WHAT YOU SHOULD DO = Across the records, count every line that includes "volatile" and give the number by itself.
-=-=-
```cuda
template <typename T> struct Elem {
  static constexpr int ESZ = (int)sizeof(T);
  static constexpr int BK = 128 / ESZ;
// ... 177 lines not shown
}

__device__ __forceinline__ void wgmma(float (&d)[16], uint64_t da, uint64_t db, uint32_t scale_d, WgTF32<32>) {
  asm volatile("{\n\t.reg .pred p;\n\tsetp.ne.b32 p, %18, 0;\n\t"
               "wgmma.mma_async.sync.aligned.m64n32k8.f32.tf32.tf32 {%0, %1, %2, %3, %4, %5, %6, %7, %8, %9, %10, %11, %12, %13, %14, %15}, %16, %17, p, 1, 1;\n\t}"
               : "+f"(d[0]), "+f"(d[1]), "+f"(d[2]), "+f"(d[3]), "+f"(d[4]), "+f"(d[5]), "+f"(d[6]), "+f"(d[7]), "+f"(d[8]), "+f"(d[9]), "+f"(d[10]), "+f"(d[11]), "+f"(d[12]), "+f"(d[13]), "+f"(d[14]), "+f"(d[15])
               : "l"(da), "l"(db), "r"(scale_d));
}

__device__ __forceinline__ void wgmma(float (&d)[32], uint64_t da, uint64_t db, uint32_t scale_d, WgTF32<64>) {
  asm volatile("{\n\t.reg .pred p;\n\tsetp.ne.b32 p, %34, 0;\n\t"
               "wgmma.mma_async.sync.aligned.m64n64k8.f32.tf32.tf32 {%0, %1, %2, %3, %4, %5, %6, %7, %8, %9, %10, %11, %12, %13, %14, %15, %16, %17, %18, %19, %20, %21, %22, %23, %24, %25, %26, %27, %28, %29, %30, %31}, %32, %33, p, 1, 1;\n\t}"
               : "+f"(d[0]), "+f"(d[1]), "+f"(d[2]), "+f"(d[3]), "+f"(d[4]), "+f"(d[5]), "+f"(d[6]), "+f"(d[7]), "+f"(d[8]), "+f"(d[9]), "+f"(d[10]), "+f"(d[11]), "+f"(d[12]), "+f"(d[13]), "+f"(d[14]), "+f"(d[15]), "+f"(d[16]), "+f"(d[17]), "+f"(d[18]), "+f"(d[19]), "+f"(d[20]), "+f"(d[21]), "+f"(d[22]), "+f"(d[23]), "+f"(d[24]), "+f"(d[25]), "+f"(d[26]), "+f"(d[27]), "+f"(d[28]), "+f"(d[29]), "+f"(d[30]), "+f"(d[31])
               : "l"(da), "l"(db), "r"(scale_d));
}

__device__ __forceinline__ void wgmma(float (&d)[64], uint64_t da, uint64_t db, uint32_t scale_d, WgTF32<128>) {
  asm volatile("{\n\t.reg .pred p;\n\tsetp.ne.b32 p, %66, 0;\n\t"
               "wgmma.mma_async.sync.aligned.m64n128k8.f32.tf32.tf32 {%0, %1, %2, %3, %4, %5, %6, %7, %8, %9, %10, %11, %12, %13, %14, %15, %16, %17, %18, %19, %20, %21, %22, %23, %24, %25, %26, %27, %28, %29, %30, %31, %32, %33, %34, %35, %36, %37, %38, %39, %40, %41, %42, %43, %44, %45, %46, %47, %48, %49, %50, %51, %52, %53, %54, %55, %56, %57, %58, %59, %60, %61, %62, %63}, %64, %65, p, 1, 1;\n\t}"
               : "+f"(d[0]), "+f"(d[1]), "+f"(d[2]), "+f"(d[3]), "+f"(d[4]), "+f"(d[5]), "+f"(d[6]), "+f"(d[7]), "+f"(d[8]), "+f"(d[9]), "+f"(d[10]), "+f"(d[11]), "+f"(d[12]), "+f"(d[13]), "+f"(d[14]), "+f"(d[15]), "+f"(d[16]), "+f"(d[17]), "+f"(d[18]), "+f"(d[19]), "+f"(d[20]), "+f"(d[21]), "+f"(d[22]), "+f"(d[23]), "+f"(d[24]), "+f"(d[25]), "+f"(d[26]), "+f"(d[27]), "+f"(d[28]), "+f"(d[29]), "+f"(d[30]), "+f"(d[31]), "+f"(d[32]), "+f"(d[33]), "+f"(d[34]), "+f"(d[35]), "+f"(d[36]), "+f"(d[37]), "+f"(d[38]), "+f"(d[39]), "+f"(d[40]), "+f"(d[41]), "+f"(d[42]), "+f"(d[43]), "+f"(d[44]), "+f"(d[45]), "+f"(d[46]), "+f"(d[47]), "+f"(d[48]), "+f"(d[49]), "+f"(d[50]), "+f"(d[51]), "+f"(d[52]), "+f"(d[53]), "+f"(d[54]), "+f"(d[55]), "+f"(d[56]), "+f"(d[57]), "+f"(d[58]), "+f"(d[59]), "+f"(d[60]), "+f"(d[61]), "+f"(d[62]), "+f"(d[63])
               : "l"(da), "l"(db), "r"(scale_d));
}

__device__ __forceinline__ uint64_t make_smem_desc(uint32_t smem_addr, uint32_t lbo_bytes, uint32_t sbo_bytes) {
  uint64_t d = 0;
  d |= (uint64_t)((smem_addr & 0x3FFFF) >> 4);
  d |= (uint64_t)((lbo_bytes >> 4) & 0x3FFF) << 16;
  d |= (uint64_t)((sbo_bytes >> 4) & 0x3FFF) << 32;
  d |= (uint64_t)1 << 62;
  return d;
}

template <typename T, int BN, int MT, int TA, int TB>
__device__ __forceinline__ void mma_kblock(float (&acc)[MT][BN / 2], uint64_t da, uint64_t db, uint32_t a_step, uint32_t b_step) {
  constexpr int STEPS = Elem<T>::BK / Elem<T>::MMA_K;
  constexpr uint64_t SUB = (uint64_t)(BM * 128) >> 4;
#pragma unroll
  for (int k = 0; k < STEPS; ++k) {
#pragma unroll
    for (int u = 0; u < MT; ++u) {
      if constexpr (Elem<T>::TF32) wgmma(acc[u], da + u * SUB + a_step * k, db + b_step * k, 1u, WgTF32<BN>{});
      else wgmma(acc[u], da + u * SUB + a_step * k, db + b_step * k, 1u, WgBF16<BN, TA, TB>{});
    }
  }
}

__device__ __forceinline__ void xpose_tf32(uint8_t* dst, const uint8_t* src, int rows, int tid) {
  for (int c = tid; c < rows * 8; c += 128) {
    const int k = c & 31, mn = (c >> 5) * 4;
    const int mi = mn & 31;
    const float4 v = *reinterpret_cast<const float4*>(src + (mn >> 5) * 4096 + k * 128 + ((((mi >> 2) ^ (k & 7))) << 4));
    const float e[4] = {v.x, v.y, v.z, v.w};
#pragma unroll
    for (int i = 0; i < 4; ++i) {
      const int r = mn + i;
      uint32_t t;
      asm("cvt.rna.tf32.f32 %0, %1;" : "=r"(t) : "f"(e[i]));
      *reinterpret_cast<uint32_t*>(dst + r * 128 + ((((k >> 2) ^ (r & 7))) << 4) + (k & 3) * 4) = t;
    }
  }
}

__device__ __forceinline__ void tile_mn(const Params& p, int rem, int& mti, int& nti) {
  if (p.group_m <= 0) { nti = rem / p.mt; mti = rem - nti * p.mt; return; }
  const int band_sz = p.group_m * p.nt;
  const int band = rem / band_sz, within = rem - band * band_sz;
  const int rows = min(p.group_m, p.mt - band * p.group_m);
// ... 171 lines not shown
  }

  asm volatile("setmaxnreg.inc.sync.aligned.u32 %0;" ::"n"(CONSUMER_REGS));
  const int cw = wg - 1;
  const int ctid = threadIdx.x & 127;
  const int wi = warp & 3;
  const bool skip_mma = (p.dbg & 4) != 0;
  const bool a_mn = p.a_mn != 0, b_mn = p.b_mn != 0;
  const bool xa = C::XPOSE && a_mn, xb = C::XPOSE && b_mn;
  const uint32_t xa_base = xpose_base + (uint32_t)cw * (C::XA_BYTES + C::B_BYTES), xb_base = xa_base + C::XA_BYTES;
  constexpr uint32_t kMnStep = (uint32_t)(MMA_K * 128) >> 4;
  const uint32_t a_step = (a_mn && !xa) ? kMnStep : 2u, b_step = (b_mn && !xb) ? kMnStep : 2u;
  const uint32_t a_lbo = (a_mn && !xa) ? (uint32_t)(BK * 128) : 16u, b_lbo = (b_mn && !xb) ? (uint32_t)(BK * 128) : 16u;
  const int mode = E::TF32 ? 0 : ((a_mn ? 1 : 0) | (b_mn ? 2 : 0));

  const int esz = p.out_bf16 ? 2 : 4;
  const uint32_t pitch = (uint32_t)(32 * esz + 16);
  uint8_t* const wstage = generic(staging_base) + (size_t)(cw * 4 + wi) * 16 * C::STAGING_ROW;
  const int vec_per_row = (32 * esz) / 16;
  const int rows_per_it = 32 / vec_per_row;
  const int lr = lane / vec_per_row, lv = lane % vec_per_row;
  const bool ld_ok = (((long long)p.ldc * esz) % 16) == 0;
  const int fr = lane >> 2, fc = 2 * (lane & 3);
  float acc[MT][BN / 2];
  int stage = 0; uint32_t phase = 0;
  for (int tile = blockIdx.x; tile < total_tiles; tile += gridDim.x) {
    const int grp = tile >= per_group ? 1 : 0;
    const int t2 = tile - grp * per_group;
    const int split = t2 / tiles_mn, rem = t2 - split * tiles_mn;
    int mti, nti;
    tile_mn(p, rem, mti, nti);
    const int m0 = mti * TM, n0 = nti * BN;
    const int kb0 = split * p.kb_per_split, kb1 = min(num_kb_total, kb0 + p.kb_per_split);
#pragma unroll
    for (int u = 0; u < MT; ++u)
#pragma unroll
      for (int i = 0; i < BN / 2; ++i) acc[u][i] = 0.f;
    for (int kb = kb0; kb < kb1; ++kb) {
      mbar_wait(full_bar(stage), phase);
      const uint32_t sa = smem_base + stage * C::STAGE_BYTES;
      uint32_t a_addr = sa + (uint32_t)cw * (64 * 128), b_addr = sa + C::A_BYTES;
      if constexpr (C::XPOSE) {
        if (xa || xb) {
          wg_bar(cw);
          if (xa) { xpose_tf32(generic(xa_base), generic(a_addr), 64, ctid); a_addr = xa_base; }
          if (xb) { xpose_tf32(generic(xb_base), generic(b_addr), BN, ctid); b_addr = xb_base; }
          fence_proxy_async();
          wg_bar(cw);
        }
      }
      if (!skip_mma) {
        const uint64_t da = make_smem_desc(a_addr, a_lbo, 1024u), db = make_smem_desc(b_addr, b_lbo, 1024u);
#pragma unroll
        for (int u = 0; u < MT; ++u) acc_fence(acc[u]);
        wgmma_fence();
        if (mode == 0) mma_kblock<T, BN, MT, 0, 0>(acc, da, db, a_step, b_step);
        else if (mode == 1) mma_kblock<T, BN, MT, 1, 0>(acc, da, db, a_step, b_step);
        else if (mode == 2) mma_kblock<T, BN, MT, 0, 1>(acc, da, db, a_step, b_step);
        else mma_kblock<T, BN, MT, 1, 1>(acc, da, db, a_step, b_step);
        wgmma_commit();
        wgmma_wait0();
#pragma unroll
        for (int u = 0; u < MT; ++u) acc_fence(acc[u]);
      }
      __syncwarp();
      if (lane == 0) mbar_arrive(empty_bar(stage));
      if (++stage == C::STAGES) { stage = 0; phase ^= 1u; }
    }

    if constexpr (SGD) {
      const Params::Sgd& s = p.sgd;
      const Hyper h{*s.lr_ptr, s.mu, s.inv_k, s.nesterov};
      const int mbase = m0 + 64 * cw + 16 * wi;
      if (mbase >= p.M) continue;
      constexpr int kPitch = 32 * 4 + 16;
      const int vr = lane >> 3, vc = lane & 7;
      float4 wb[2][4], ub[2][4];
      auto load_wu = [&](int c, float4 (&w)[4], float4 (&u)[4]) {
        const int nb = n0 + 32 * c;
        if (nb + 32 > p.N) return;
#pragma unroll
        for (int it = 0; it < 4; ++it) {
          const long long gm = (long long)mbase + 4 * it + vr;
          if (gm < p.M) {
            const long long e = gm * s.ldw + nb + 4 * vc;
            w[it] = *reinterpret_cast<const float4*>(s.W + e);
// ... 257 lines not shown
```

Measured before the change: 0.1235 s/5120img.

## Add cost-model conv tile selection with n96/n192 tiles and trimmed MMA k-steps

Adds a cost model that picks the conv fprop, dgrad and wgrad tile width (64/96/128/192), the tall-tile choice and the split-K count from wave counts, replacing the fixed BN rules. It adds m64n96 and m64n192 wgmma variants for bf16 and tf32. In the main loop it skips wgmma on zero-padded channel tails (fewer k-steps on the last channel chunk) and on fully out-of-range M sub-tiles. The goal is to cut padding waste and wave quantization in the AlexNet conv layers, at the cost of more template instantiations, higher register pressure for n192 tiles, and a heuristic that may misjudge some shapes.

Result: faster. 0.1173 s/5120img, median of 6 (-5.0%).

```diff
diff --git a/theanompi_b200/csrc/api.h b/theanompi_b200/csrc/api.h
--- a/theanompi_b200/csrc/api.h
+++ b/theanompi_b200/csrc/api.h
@@ -1,6 +1,7 @@
 #pragma once
 #include <cuda_runtime.h>
 #include <stdint.h>
+#include <tuple>
 #include "common.cuh"
 
 namespace tmpi {
@@ -49,6 +50,7 @@
 void gemm_rs_clear();
 int gemm_plan_splits(int tiles, int num_kb, int sms);
 int gemm_plan_tall(long long M, int nt, int out_bf16, int sms);
+std::tuple<int, int, int> gemm_plan_conv(int kind, long long M, int N, int groups, int num_kb, int tall_ok, int sms);
 void gemm(const void* A, const void* B, void* C, const float* bias, int M, int N, int K, long long lda, long long ldb, long long ldc,
           int a_mn, int b_mn, int out_bf16, int bias_mode, int relu, float alpha, int bn_hint, int splitk, int f32, cudaStream_t st);
 void gemm_sgd(const void* A, const void* B, void* W, void* U, void* H, const void* lr_ptr, float lr_mult, float wd, float mu, int nesterov,
diff --git a/theanompi_b200/csrc/binding.cpp b/theanompi_b200/csrc/binding.cpp
--- a/theanompi_b200/csrc/binding.cpp
+++ b/theanompi_b200/csrc/binding.cpp
@@ -48,6 +48,7 @@
   m.def("gemm_rs_clear", &gemm_rs_clear);
   m.def("gemm_plan_splits", &gemm_plan_splits);
   m.def("gemm_plan_tall", &gemm_plan_tall);
+  m.def("gemm_plan_conv", &gemm_plan_conv);
   m.def("gemm", [](ptr_t A, ptr_t B, ptr_t C, ptr_t bias, int M, int N, int K, long long lda, long long ldb, long long ldc, int a_mn, int b_mn,
                    int out_bf16, int bias_mode, int relu, float alpha, int bn_hint, int splitk, int f32, ptr_t st) {
     gemm(P(A), P(B), P(C), (const float*)P(bias), M, N, K, lda, ldb, ldc, a_mn, b_mn, out_bf16, bias_mode, relu, alpha, bn_hint, splitk, f32,
diff --git a/theanompi_b200/csrc/gemm_wgmma.cu b/theanompi_b200/csrc/gemm_wgmma.cu
--- a/theanompi_b200/csrc/gemm_wgmma.cu
+++ b/theanompi_b200/csrc/gemm_wgmma.cu
@@ -32,6 +32,31 @@
   const long long t1 = ((M + BM - 1) / BM) * nt, t2 = ((M + 2 * BM - 1) / (2 * BM)) * nt;
   const long long w1 = (t1 + sms - 1) / sms, w2 = (t2 + sms - 1) / sms;
   return w2 * 17 <= w1 * 10;
+}
+
+struct ConvTile { int bn, mt, splits; };
+static ConvTile choose_conv_tile(int kind, long long M, int N, int groups, int num_kb, int tall_ok, int sms) {
+  static const int kCand[7][2] = {{128, 2}, {128, 1}, {192, 1}, {96, 2}, {96, 1}, {64, 2}, {64, 1}};
+  const int kTileOverheadKb = 4, kKblockCols = 64;
+  const int kWideWgradMinKb = 1024;
+  ConvTile best{0, 0, 1};
+  long long best_cost = -1;
+  for (const auto& c : kCand) {
+    const int bn = c[0], mt = c[1];
+    if (bn == 96 && kind != 0) continue;
+    if (kind == 2 && (bn == 64 || mt == 2)) continue;
+    if (kind == 2 && bn == 192 && num_kb < kWideWgradMinKb) continue;
+    const int nt = (N + bn - 1) / bn;
+    if (mt == 2 && !use_tall_tiles(M, nt * groups, tall_ok, sms)) continue;
+    const long long tiles = ((M + mt * BM - 1) / (mt * BM)) * nt * groups;
+    int splits = kind == 2 ? choose_splits((int)tiles, num_kb, sms) : 1;
+    const int kb_per = (num_kb + splits - 1) / splits;
+    splits = (num_kb + kb_per - 1) / kb_per;
+    const long long waves = (tiles * splits + sms - 1) / sms;
+    const long long cost = waves * (kb_per + kTileOverheadKb) * (mt * bn + kKblockCols);
+    if (best_cost < 0 || cost < best_cost) { best_cost = cost; best = {bn, mt, splits}; }
+  }
+  return best;
 }
 
 }
@@ -86,6 +111,10 @@
 
 int gemm_plan_splits(int tiles, int num_kb, int sms) { return wgmma::choose_splits(tiles, num_kb, sms); }
 int gemm_plan_tall(long long M, int nt, int out_bf16, int sms) { return wgmma::use_tall_tiles(M, nt, out_bf16, sms) ? 1 : 0; }
+std::tuple<int, int, int> gemm_plan_conv(int kind, long long M, int N, int groups, int num_kb, int tall_ok, int sms) {
+  const wgmma::ConvTile t = wgmma::choose_conv_tile(kind, M, N, groups, num_kb, tall_ok, sms);
+  return {t.bn, t.mt, t.splits};
+}
 
 namespace wgmma {
 template <typename T>
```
-=-=-
THE COMPLETED TASK = 4